*** Opening RECORDS SUPPLIED ***

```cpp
void launch_reset(int n, const Store& S, const float* root_policy_dev , hipStream_t st);
void launch_reset_from(int n, const Store& S, const uint8_t* boards_dev, const float* p_dev, const float* p2_dev, int split, hipStream_t st);
void launch_random_positions(int n, uint64_t key, int64_t first_game, int stones, int batch, uint8_t* boards_dev, uint8_t* ok_dev, hipStream_t st);
void launch_position_check(int n, const uint8_t* boards_dev, int batch, int32_t* verdict_dev, int32_t* stones_dev, hipStream_t st);
struct GameLog {
    uint32_t* root_n;
    float* root_w;
    uint32_t* child_n;
    float* child_w;
    uint16_t* move;
    uint8_t* start_board;
};
void launch_log_move(int n, const Store& S, int side, int start_ply, const GameLog& L, hipStream_t st);
void launch_replay(int n, const uint8_t* start_dev, const int32_t* verdict_dev, const uint16_t* moves_dev, const int32_t* lengths_dev, int batch, int stride,
                   int upto, uint8_t* boards_out, int32_t* status_out, int32_t* played_out, hipStream_t st);
void launch_root_stats(const Store& S, int side, uint32_t* n_dev, float* w_dev, hipStream_t st);
struct SlotMeta { long long offset; int32_t len; int32_t status; };
void launch_harvest(int n, const Store& S, uint8_t* mask_dev , long long* slot_off_dev , long long* out_count_dev, SlotMeta* meta_dev,
                    uint8_t* dst_dev, long long cap_records, hipStream_t st);
void launch_refill(int n, const Store& S, const float* root_policy_dev, int32_t* next_gid_dev, int total_games, int32_t* new_gid_dev , hipStream_t st);
void launch_round(int n, const Store& S, const RoundArgs& a, hipStream_t st);
void launch_fill(const Store& S, int side, int K, hipStream_t st);
void launch_scan(int n, const Store& S, int side, int K, hipStream_t st, unsigned long long* evals_dev = nullptr, int32_t* zero_ptr = nullptr, int zero_n = 0,
                 bool fill = true);
void launch_round_shared(int n, const Store& S, const RoundArgs& a, int rounds_total, int group, int waves, uint16_t* sh_req, uint32_t* sh_cnt,
                         hipStream_t st, uint8_t* rec_order = nullptr, uint32_t* rec_pos = nullptr);
void launch_scatter_shared(int n, const Store& S, int side, const float* p_dev, const float* v_dev, int max_count, int waves, const uint16_t* sh_req,
                           const uint32_t* sh_cnt, hipStream_t st, uint8_t* rec_order = nullptr, uint32_t* rec_pos = nullptr);
constexpr int MAX_TREE_WAVES = 16;
constexpr int MAX_GAMES = 32767;
constexpr int SCAN_GAMES_PER_THREAD = 32;
void launch_scatter(int n, const Store& S, int side, const float* p_dev, const float* v_dev, int max_count, hipStream_t st, bool backups = true);
void launch_backups(int n, const Store& S, int side, const float* v_dev, hipStream_t st);
void launch_softmax_scatter(int n, const Store& S, int side, const float* logits_dev, int lrow, float* v_dev, float* vpre_dev, int max_count,
                            hipStream_t st, bool backups = true);
void launch_sample(int n, const Store& S, int side, int ply, float temperature, int threshold, uint64_t seed,
                   int64_t game_offset, int32_t* actions_dev, hipStream_t st);
void launch_mirror_scan(int n, const Store& S, int side, hipStream_t st);
void launch_advance(int n, const Store& S, int side, const float* p_dev, hipStream_t st);
void launch_encode_requests(int n, const Store& S, float* out_dev , int max_b, hipStream_t st);
void launch_env_play(int n, const int32_t* moves_dev, int batch, int len, int32_t* status_dev, uint8_t* boards_dev,
                     uint8_t* turns_dev, uint16_t* legal_dev, hipStream_t st);
void launch_encode_boards(int n, const uint8_t* boards_dev, const uint8_t* turns_dev, int batch, int mode,
                          float* out_dev, hipStream_t st);
void launch_replay_pack(int n, const Store& S, const long long* offsets_dev, uint8_t* dst_dev, long long cap_records, hipStream_t st);
void launch_replay_offsets(int n, const Store& S, int per_transition, long long* offsets_dev , hipStream_t st);
void launch_set_actions(int n, const Store& S, int side, const int32_t* actions_dev, uint32_t* d_flags , hipStream_t st);
void launch_clear_actions(const Store& S, hipStream_t st);
void launch_opponent_move(int n, const Store& S, int side, int kind, uint64_t seed, int64_t game_offset, int32_t* actions_dev, hipStream_t st);
void launch_env_scripted(int n, const uint8_t* boards_dev, int kind, int batch, int32_t* forced_dev, hipStream_t st);
void launch_policy(int n, const Store& S, int side, float* pi_dev , uint8_t* has_dev , hipStream_t st);
void launch_env_place(int n, uint8_t* boards_dev, uint8_t* turns_dev, uint16_t* legal_dev, const int32_t* actions_dev, int batch,
                      int32_t* status_dev, hipStream_t st);
int set_advance_lds_attribute(int n, size_t bytes);
void launch_replay_augment(int n, const Store& S, const long long* offsets_dev, int game_first, int game_count, long long base_sub,
                           uint8_t* dst_dev, long long cap_records, hipStream_t st);
size_t advance_lds_bytes(int cap_nodes, int cap_tables);

void launch_match_split(const Store& S, int tree_side, int split, uint32_t* ref2, uint32_t* aux2, int32_t* cnt, unsigned long long* evals, int max_rows,
                        hipStream_t st);
void launch_match_join(const int32_t* cnt, const float* v2, float* v1, const float* p2, float* p1, int rowp, int max_rows, hipStream_t st);
void launch_match_roots(int n, const Store& S, const float* root_policy2, int split, hipStream_t st);

struct NetBuffers;
}
```

### omok-ai_amd/csrc/engine.cpp

```cpp
#include "../../include/omok_mi355x.h"
#include "common.h"
#include "net.h"
#include "train.h"

#include <algorithm>
#include <cstdarg>
#include <cstdio>
#include <cstring>
#include <string>
#include <vector>

using namespace omok;

hipEvent_t Prof::get() {
    if (n_pool > 0) return pool[--n_pool];
    hipEvent_t e;
    hipEventCreate(&e);
    return e;
}
void Prof::begin(int cat, hipStream_t st) {
    if (!enabled || !active) return;
    if (n_items == cap_items) {
        if (cap_items >= 8192) resolve();
        else {
// ... 263 lines not shown
    rc |= dalloc(e, &e->d_sh_cnt, 2 * (size_t)KMAX);
    rc |= dalloc(e, &e->d_flags, 4);
    rc |= dalloc(e, &e->d_pi, G * HW);
    rc |= dalloc(e, &e->d_has, G);
    rc |= dalloc(e, &e->d_aug_offsets, G + 1);
    if (rc) {
        g_create_error = e->err;
        omok_destroy(e);
        return OMOK_ERR_HIP;
    }
    hipMemsetAsync(S.d_count, 0, 16, e->st);
    hipMemsetAsync(S.d_bytes, 0, 16, e->st);
    hipMemsetAsync(e->d_error, 0, 16, e->st);
    hipMemsetAsync(e->d_evals, 0, 16, e->st);
    hipMemsetAsync(S.gs, 0, sizeof(GameState) * G, e->st);
    hipMemsetAsync(S.ts, 0, sizeof(TreeState) * T, e->st);
    if (set_advance_lds_attribute(e->n, advance_lds_bytes(cfg->max_nodes, cfg->max_tables)) != 0) {
        g_create_error = "hipFuncSetAttribute(k_advance, max dynamic LDS) failed";
        omok_destroy(e);
        return OMOK_ERR_HIP;
    }
    configure_net(e, e->net, (int)max_b);
    if (net_alloc(e->net) == 0) {
        g_create_error = "net buffer allocation failed (hipMalloc)";
        omok_destroy(e);
        return OMOK_ERR_HIP;
    }
    if (hipStreamSynchronize(e->st) != hipSuccess) {
        g_create_error = "stream sync failed after init";
        omok_destroy(e);
        return OMOK_ERR_HIP;
    }
    *out = e;
    return OMOK_OK;
}

extern "C" int omok_net_num_tensors(void) { return NET_TENSORS; }
extern "C" int64_t omok_net_tensor_size(const omok_engine* e, int index) { return e ? net_tensor_size(e->n, index) : -1; }

static int sync_and_check(omok_engine* e, const char* what);

static int net2_alloc(omok_engine* e) {
    if (e->net2) return 0;
    const size_t mb = (size_t)e->net.max_b;
    if (!e->d_mref && dalloc(e, &e->d_mref, mb)) return OMOK_ERR_HIP;
    if (!e->d_maux && dalloc(e, &e->d_maux, mb)) return OMOK_ERR_HIP;
    if (!e->d_mcnt && dalloc(e, &e->d_mcnt, 4)) return OMOK_ERR_HIP;
    if (!e->d_mevals && dalloc(e, &e->d_mevals, 2)) return OMOK_ERR_HIP;
    if (!e->d_root_policy2 && dalloc(e, &e->d_root_policy2, (size_t)e->rowp)) return OMOK_ERR_HIP;
    HIPCHK(e, hipMemset(e->d_mcnt, 0, 16));
    HIPCHK(e, hipMemset(e->d_mevals, 0, 16));
    Net* n2 = new Net();
    configure_net(e, *n2, e->net.max_b);
    if (net_alloc(*n2) == 0) { delete n2; return fail(e, OMOK_ERR_HIP, "net 2 buffer allocation failed (hipMalloc)"); }
    e->net2 = n2;
    return 0;
}
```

*** Closing RECORDS SUPPLIED ***

THE TASK → The lines above that hold the word "kind" should be found and copied out.

EXPECTED ANSWER →
void launch_opponent_move(int n, const Store& S, int side, int kind, uint64_t seed, int64_t game_offset, int32_t* actions_dev, hipStream_t st);
void launch_env_scripted(int n, const uint8_t* boards_dev, int kind, int batch, int32_t* forced_dev, hipStream_t st);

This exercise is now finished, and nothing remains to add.